Among the entries below, find the lines that hold the word "laneoff" and report them.
== EXTRACTED MATERIAL
template <bool DATA, bool FAST, int QS, bool BF = false, int NT = 32, bool EROW = false>
__global__ __launch_bounds__(NT * 16, 4) void conv_w8_kernel(CoreParams p, FwdEpilogue fe, DataEpilogue de) {
    static_assert(!BF || FAST, "the bf16 form exists for the fast shapes only");
    static_assert(!EROW || (DATA && FAST), "rows by edge id: the data-gradient kernel's fast shapes");
    static_assert(NT == 32 || (NT == 16 && FAST && QS == 16), "half tiles: the pipelined 16-slot form only");
    constexpr int TILE = NT, RT = NT / 16, NW = NT / 4, LW = NT == 32 ? 3 : 2, W8_THREADS = NT * 16;
    extern __shared__ __attribute__((aligned(16))) char smem_raw[];
    const Smem s = carve(smem_raw, BF ? ZSTRIDE_BF / 2 : ZSTRIDE, QS, NT);
    constexpr int SPL = QS / 16 + (QS % 16 ? 1 : 0);
    constexpr bool PIPE = FAST && QS == 16;
    auto dag_slot = [&](int nd, int m) { return s.qbuf + (size_t)nd * qnode_stride(QS) + m * QLD + 10; };
    int tile0;
    if constexpr (NT == 32) {
        tile0 = block_tile0(p);
    } else {
        const int h = xcd_tile(blockIdx.x, gridDim.x);
        tile0 = (p.tile_list ? p.tile_list[h >> 1] : (h >> 1)) * 32 + (h & 1) * 16;
    }
    const int tid = threadIdx.x;
    const int node = tid >> 4, kl = tid & 15;
    const int wave = tid >> 6, lane = tid & 63, lr = lane & 15, lq = lane >> 4;
    const int nct = p.npad >> 4;
    const int nsh = 31 - __builtin_clz(nct);
    const int kparts = NW >> nsh;
    const int ct = __builtin_amdgcn_readfirstlane(wave & (nct - 1));
    const int kpart = __builtin_amdgcn_readfirstlane(wave >> nsh);
    constexpr int UPP = BF ? KPASS / 32 : KPASS / 16;
    const int u0 = __builtin_amdgcn_readfirstlane((UPP * kpart) >> (LW - nsh));
    const int u1 = __builtin_amdgcn_readfirstlane((UPP * (kpart + 1)) >> (LW - nsh));
    const __amdgpu_buffer_rsrc_t w_rs = __builtin_amdgcn_make_buffer_rsrc(const_cast<float*>(p.Wp), 0, -1, 0x00020000);
    const unsigned w_lane = BF ? (unsigned)((ct * 64 + lane) * 16) : (unsigned)((lq * p.npad + ct * 16 + lr) * 16);
    const unsigned w_unit = BF ? (unsigned)(nct * 1024) : (unsigned)(p.npad * 64);
    auto loadw = [&](int pass, int u) {
        const int uu = min(u, u1 - 1);
        if (FGC_KO & 512) return u32x4{(unsigned)uu, (unsigned)pass, 0x3f800000u, 0x3f000000u};
        return __builtin_bit_cast(u32x4, __builtin_amdgcn_raw_buffer_load_b128(w_rs, w_lane, (unsigned)(pass * UPP + uu) * w_unit, 0));
    };
    f32x2 xa[16];
    const float* qb = s.qbuf + (size_t)node * qnode_stride(QS);
    auto issue = [&](int pass, int dw) {
        constexpr unsigned ESZ = BF ? 2u : 4u;
        const bool first = pass * KC < p.c0;
        const float* base = first ? p.src0 : p.src1;
// ... 109 lines not shown
#pragma unroll
            for (int m = 0; m < FGC_M; ++m) {
                l[m] = __builtin_amdgcn_exp2f(fmaf(l[m], 1.4426950408889634f, nmx));
                sum += l[m];
            }
            const float inv = 1.0f / sum;
            float* q = s.qbuf + (size_t)node * qnode_stride(QS) + k * QLD;
            *reinterpret_cast<f32x4*>(q) = f32x4{l[0] * inv, l[1] * inv, l[2] * inv, l[3] * inv};
            *reinterpret_cast<f32x4*>(q + 4) = f32x4{l[4] * inv, l[5] * inv, l[6] * inv, l[7] * inv};
            q[8] = l[8] * inv;
            if (!PIPE) q[9] = __int_as_float(er[t]);
            if (DATA && !(FGC_KO & 256)) {
                const __amdgpu_buffer_rsrc_t dl_rs = __builtin_amdgcn_make_buffer_rsrc(const_cast<float*>(de.dl), 0, -1, 0x00020000);
                const unsigned dof = __umul24((unsigned)(EROW ? er[t] : p.eid[e0 + k]), FGC_DL_LD * 4u);
                const f32x4 d0 = __builtin_bit_cast(f32x4, __builtin_amdgcn_raw_buffer_load_b128(dl_rs, dof, 0, 0));
                const f32x4 d1 = __builtin_bit_cast(f32x4, __builtin_amdgcn_raw_buffer_load_b128(dl_rs, dof + 16u, 0, 0));
                dgsum[0] += d0[0]; dgsum[1] += d0[1]; dgsum[2] += d0[2]; dgsum[3] += d0[3];
                dgsum[4] += d1[0]; dgsum[5] += d1[1]; dgsum[6] += d1[2]; dgsum[7] += d1[3];
                dgsum[8] += __builtin_bit_cast(float, __builtin_amdgcn_raw_buffer_load_b32(dl_rs, dof + 32u, 0, 0));
            }
        }
        if (DATA) {
#pragma unroll
            for (int m = 0; m < FGC_M; ++m) {
                float v = dgsum[m];
                FGC_ROW16_SUM(v);
                dgsum[m] = v;
            }
            if (kl == 0) {
                if (i < p.n) {
                    const float da[FGC_M] = {da0[0], da0[1], da0[2], da0[3], da1[0], da1[1], da1[2], da1[3], da8};
#pragma unroll
                    for (int m = 0; m < FGC_M; ++m) *reinterpret_cast<f32x2*>(dag_slot(node, m)) = f32x2{da[m], dgsum[m]};
                    float* o = de.dag + (size_t)i * FGC_AG_LD + 12;
                    *reinterpret_cast<f32x4*>(o) = f32x4{dgsum[0], dgsum[1], dgsum[2], dgsum[3]};
                    *reinterpret_cast<f32x4*>(o + 4) = f32x4{dgsum[4], dgsum[5], dgsum[6], dgsum[7]};
                    *reinterpret_cast<f32x4*>(o + 8) = f32x4{dgsum[8], 0.f, 0.f, 0.f};
                    if constexpr (BF) {
                        u32x2* rt = reinterpret_cast<u32x2*>(reinterpret_cast<unsigned short*>(de.r) + (size_t)i * de.rld +
                                                             (FGC_M * p.cg));
                        rt[0] = f4_to_bf4(f32x4{da[0], da[1], da[2], da[3]});
                        rt[1] = f4_to_bf4(f32x4{da[4], da[5], da[6], da[7]});
                        rt[2] = f4_to_bf4(f32x4{da[8], 0.f, 0.f, 0.f});
                        rt[3] = f4_to_bf4(f32x4{dgsum[0], dgsum[1], dgsum[2], dgsum[3]});
                        rt[4] = f4_to_bf4(f32x4{dgsum[4], dgsum[5], dgsum[6], dgsum[7]});
                        rt[5] = f4_to_bf4(f32x4{dgsum[8], 0.f, 0.f, 0.f});
                    } else {
                    float* rt = de.r + (size_t)i * de.rld + (FGC_M * p.cg);
                    *reinterpret_cast<f32x4*>(rt) = f32x4{da[0], da[1], da[2], da[3]};
                    *reinterpret_cast<f32x4*>(rt + 4) = f32x4{da[4], da[5], da[6], da[7]};
                    *reinterpret_cast<f32x4*>(rt + 8) = f32x4{da[8], 0.f, 0.f, 0.f};
                    *reinterpret_cast<f32x4*>(rt + 12) = f32x4{dgsum[0], dgsum[1], dgsum[2], dgsum[3]};
                    *reinterpret_cast<f32x4*>(rt + 16) = f32x4{dgsum[4], dgsum[5], dgsum[6], dgsum[7]};
                    *reinterpret_cast<f32x4*>(rt + 20) = f32x4{dgsum[8], 0.f, 0.f, 0.f};
                    }
                }
            }
        }
    }
    if constexpr (PIPE) wave_lds_sync();
    else __syncthreads();

    f32x4 acc[RT];
#pragma unroll
    for (int r = 0; r < RT; ++r) acc[r] = f32x4{0.f, 0.f, 0.f, 0.f};
    const bool want_gemm = !DATA || de.dx0 != nullptr;

    const int cl = kl;
    const int d = s.deg[node];
    auto do_pass = [&](int pass) {
        f32x2 z[FGC_M];
#pragma unroll
        for (int m = 0; m < FGC_M; ++m) z[m] = f32x2{0.f, 0.f};
        const int cbase = pass * KC + 2 * cl;
        if constexpr (PIPE) {
            fma_rows<0, 8, BF>(qb, xa, z);
            if (dwave > 8) fma_rows<8, 4, BF>(qb, xa, z);
            if (dwave > 12) fma_rows<12, 1, BF>(qb, xa, z);
            if (dwave > 13) fma_rows<13, 1, BF>(qb, xa, z);
            if (dwave > 14) fma_rows<14, 2, BF>(qb, xa, z);
            if (pass + 1 < p.passes) issue(pass + 1, dwave);
        } else if (FAST) {
            const bool first = pass * KC < p.c0;
            const float* base = first ? p.src0 : p.src1;
            constexpr unsigned ESZ = BF ? 2u : 4u;
            const unsigned rowbytes = (unsigned)(first ? p.c0 : p.c1) * ESZ;
            const unsigned laneoff = (unsigned)(first ? cbase : cbase - p.c0) * ESZ;
            const __amdgpu_buffer_rsrc_t rsrc = __builtin_amdgcn_make_buffer_rsrc(const_cast<float*>(base), 0, -1, 0x00020000);
            int k0 = 0;
            for (; k0 + 8 <= dwave; k0 += 8) edge_batch<8, BF>(rsrc, rowbytes, laneoff, qb + k0 * QLD, z);
            const int rem = dwave - k0;
            if (rem > 4) {
                if (rem > 6) edge_batch<8, BF>(rsrc, rowbytes, laneoff, qb + k0 * QLD, z);
                else edge_batch<6, BF>(rsrc, rowbytes, laneoff, qb + k0 * QLD, z);
            } else if (rem > 0) {
                if (rem > 2) edge_batch<4, BF>(rsrc, rowbytes, laneoff, qb + k0 * QLD, z);
                else edge_batch<2, BF>(rsrc, rowbytes, laneoff, qb + k0 * QLD, z);
            }
        } else
        for (int k0 = 0; k0 < d; k0 += RB) {
            f32x2 xv[RB];
#pragma unroll
            for (int t = 0; t < RB; ++t) {
                xv[t] = f32x2{0.f, 0.f};
                if (k0 + t < d) xv[t] = load_chunk2(p, __float_as_int(qb[(k0 + t) * QLD + 9]), cbase);
            }
#pragma unroll
            for (int t = 0; t < RB; ++t) {
                if (k0 + t < d) {
                    const float* q = qb + (k0 + t) * QLD;
                    const f32x4 q0 = *reinterpret_cast<const f32x4*>(q);
                    const f32x4 q1 = *reinterpret_cast<const f32x4*>(q + 4);
                    const float q8 = q[8];
                    z[0] += q0[0] * xv[t]; z[1] += q0[1] * xv[t]; z[2] += q0[2] * xv[t]; z[3] += q0[3] * xv[t];
                    z[4] += q1[0] * xv[t]; z[5] += q1[1] * xv[t]; z[6] += q1[2] * xv[t]; z[7] += q1[3] * xv[t];
                    z[8] += q8 * xv[t];
                }
            }
        }        if (DATA) {
            const int j = tile0 + node;
            if (!(FGC_KO & 128) && j < p.n && cbase < p.cg) {
                if constexpr (BF) {
                    unsigned* rr = reinterpret_cast<unsigned*>(reinterpret_cast<unsigned short*>(de.r) + (size_t)j * de.rld + cbase);
#pragma unroll
                    for (int m = 0; m < FGC_M; ++m) rr[(m * p.cg) >> 1] = f2_to_bf2(z[m][0], z[m][1]);
                } else {
                float* rr = de.r + (size_t)j * de.rld + cbase;
#pragma unroll
                for (int m = 0; m < FGC_M; ++m) *reinterpret_cast<f32x2*>(rr + m * p.cg) = z[m];
                }
            }
            if (!want_gemm) return;
        }
        auto gphase32 = [&](int gl, int gh, int gz) {
        auto loadw = [&](int pass_, int u) {
            const int uu = min(u, gh - 1);
            if (FGC_KO & 512) return u32x4{(unsigned)uu, (unsigned)pass_, 0x3f800000u, 0x3f000000u};
            return __builtin_bit_cast(u32x4, __builtin_amdgcn_raw_buffer_load_b128(w_rs, w_lane, (unsigned)(pass_ * UPP + uu) * w_unit, 0));
        };
        auto loada = [&](int g, f32x4 (&a)[RT]) {
            const int gg = min(g, gh - 1) - gz;
#pragma unroll
            for (int r = 0; r < RT; ++r)
                a[r] = *reinterpret_cast<const f32x4*>(s.ztile + (size_t)(r * 16 + lr) * ZSTRIDE + gg * 16 + lq * 4);
        };
        auto mm = [&](const f32x4 (&a)[RT], const u32x4& bw) {
            const f32x4 b = __builtin_bit_cast(f32x4, bw);
#pragma unroll
            for (int t = 0; t < 4; ++t)
#pragma unroll
                for (int r = 0; r < RT; ++r) {
                    if (FGC_KO & 1) asm volatile("" ::"v"(a[r][t]), "v"(b[t]));
// ... 9 lines not shown
                mm(a0, b0);
                b0 = loadw(pass, g + 4);
                loada(g + 2, a0);
                mm(a1, b1);
                b1 = loadw(pass, g + 5);
                loada(g + 3, a1);
                mm(a0, b2);
                b2 = loadw(pass, g + 6);
                loada(g + 4, a0);
                mm(a1, b3);
                b3 = loadw(pass, g + 7);
            }
            if (g < gh) {
                loada(g + 1, a1);
                mm(a0, b0);
            }
            if (g + 1 < gh) {
                loada(g + 2, a0);
                mm(a1, b1);
            }
            if (g + 2 < gh) mm(a0, b2);
        };
        if (pass > 0) __syncthreads();
        if constexpr (BF) {
            unsigned* zr = reinterpret_cast<unsigned*>(s.ztile) + (size_t)node * (ZSTRIDE_BF / 2) + cl;
#pragma unroll
            for (int m = 0; m < FGC_M; ++m) zr[m * (KC / 2)] = f2_to_bf2(z[m][0], z[m][1]);
        } else {
            float* zr = s.ztile + (size_t)node * ZSTRIDE + 2 * cl;
#pragma unroll
            for (int m = 0; m < FGC_M; ++m) *reinterpret_cast<f32x2*>(zr + m * KC) = z[m];
        }
        __syncthreads();
        if (FGC_KO & 8) return;
        const char* zb = reinterpret_cast<const char*>(s.ztile);
        auto mmb = [&](int ks, const u32x4& b) {
#pragma unroll
            for (int r = 0; r < RT; ++r) {
                const u32x4 a = *reinterpret_cast<const u32x4*>(zb + (size_t)(r * 16 + lr) * (ZSTRIDE_BF * 2) + ks * 64 + lq * 16);
                acc[r] = __builtin_amdgcn_mfma_f32_16x16x32_bf16(__builtin_bit_cast(bf16x8, a), __builtin_bit_cast(bf16x8, b),
                                                                acc[r], 0, 0, 0);
            }
        };
        if constexpr (BF) {
            int ks = u0;
            u32x4 b0 = loadw(pass, ks), b1 = loadw(pass, ks + 1);
            for (; ks + 2 <= u1; ks += 2) {
                mmb(ks, b0);
                b0 = loadw(pass, ks + 2);
                mmb(ks + 1, b1);
                b1 = loadw(pass, ks + 3);
            }
            if (ks < u1) mmb(ks, b0);
        } else {
            gphase32(u0, u1, 0);
        }
    };
    for (int pass = 0; pass < p.passes; ++pass) do_pass(pass);
    if (!want_gemm) return;
    if (FGC_KO & 32) { if (acc[0][0] == 123.f && acc[RT - 1][3] == 5.f) s.ztile[tid] = acc[0][1]; return; }
    __syncthreads();
    const int oldd = p.npad + 4;
    float* otile = s.ztile;
    {
        float* base = otile + (size_t)kpart * TILE * oldd;
#pragma unroll
        for (int r = 0; r < RT; ++r)
#pragma unroll
            for (int t = 0; t < 4; ++t) base[(size_t)(r * 16 + lq * 4 + t) * oldd + ct * 16 + lr] = acc[r][t];
    }
    __syncthreads();
    if (!DATA) {
        const int osh = 31 - __builtin_clz(p.nout);
        const bool pow2 = FAST && (p.nout & (p.nout - 1)) == 0;
        const int o = pow2 ? (tid & (p.nout - 1)) : tid % p.nout, pstep = pow2 ? (W8_THREADS >> osh) : W8_THREADS / p.nout;
        const float bias_o = fe.bias[o];
        for (int pr = tid < pstep * p.nout ? (pow2 ? tid >> osh : tid / p.nout) : TILE; pr < TILE / 4; pr += pstep) {
            float mx = -INFINITY;
            bool any = false;
            const size_t ybase = (size_t)(tile0 + pr * 4) * p.nout + o;
#pragma unroll
            for (int q = 0; q < 4; ++q) {
                const int row = pr * 4 + q;
                const int i = tile0 + row;
                if (i >= p.n) continue;
                float val = 0.f;
                for (int kp = 0; kp < kparts; ++kp) val += otile[((size_t)kp * TILE + row) * oldd + o];
                const int dd = s.deg[row];
                val *= __int_as_float(s.deg[TILE + 4 + row]);
                if (!fe.bias_mask || dd > 0) val += bias_o;
                if (fe.act) val = fmaxf(val, 0.f) - fe.alpha * fmaxf(-val, 0.f);
                st_act(fe.y, ybase + (size_t)(q * p.nout), val, BF);
// ... 11 lines not shown
        float uc[FGC_M], vc[FGC_M];
#pragma unroll
        for (int m = 0; m < FGC_M; ++m) {
            uc[m] = de.u[m * de.cin + c];
            vc[m] = de.v[m * de.cin + c];
        }
        for (int sr = tid < sstep * de.cin ? (pow2 ? tid >> csh : tid / de.cin) : nsrc; sr < nsrc; sr += sstep) {
            float val = 0.f;
            bool any = false;
            for (int q = 0; q < group; ++q) {
                const int row = sr * group + q;
                if (tile0 + row >= p.n) continue;
                any = true;
                float g = 0.f;
                for (int kp = 0; kp < kparts; ++kp) g += otile[((size_t)kp * TILE + row) * oldd + c];
#pragma unroll
                for (int m = 0; m < FGC_M; ++m) {
                    const f32x2 dd = *reinterpret_cast<const f32x2*>(dag_slot(row, m));
                    g = fmaf(dd[0], uc[m], g);
                    g = fmaf(dd[1], vc[m], g);
                }
                val += g;
            }
            if (!any) continue;
            const size_t srow = (size_t)((tile0 >> de.shiftf) + sr);
            if (c < de.c0f) {
                const size_t o = srow * de.c0f + c;
                st_act(de.dx0, o, de.acc0 ? ld_act(de.dx0, o, BF) + val : val, BF);
            } else if (de.dx1) {
                const size_t o = srow * de.c1f + (c - de.c0f);
                st_act(de.dx1, o, de.acc1 ? ld_act(de.dx1, o, BF) + val : val, BF);
            }
        }
    }
}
====
EXERCISE SOLUTION –
            const unsigned laneoff = (unsigned)(first ? cbase : cbase - p.c0) * ESZ;
            for (; k0 + 8 <= dwave; k0 += 8) edge_batch<8, BF>(rsrc, rowbytes, laneoff, qb + k0 * QLD, z);
                if (rem > 6) edge_batch<8, BF>(rsrc, rowbytes, laneoff, qb + k0 * QLD, z);
                else edge_batch<6, BF>(rsrc, rowbytes, laneoff, qb + k0 * QLD, z);
                if (rem > 2) edge_batch<4, BF>(rsrc, rowbytes, laneoff, qb + k0 * QLD, z);
                else edge_batch<2, BF>(rsrc, rowbytes, laneoff, qb + k0 * QLD, z);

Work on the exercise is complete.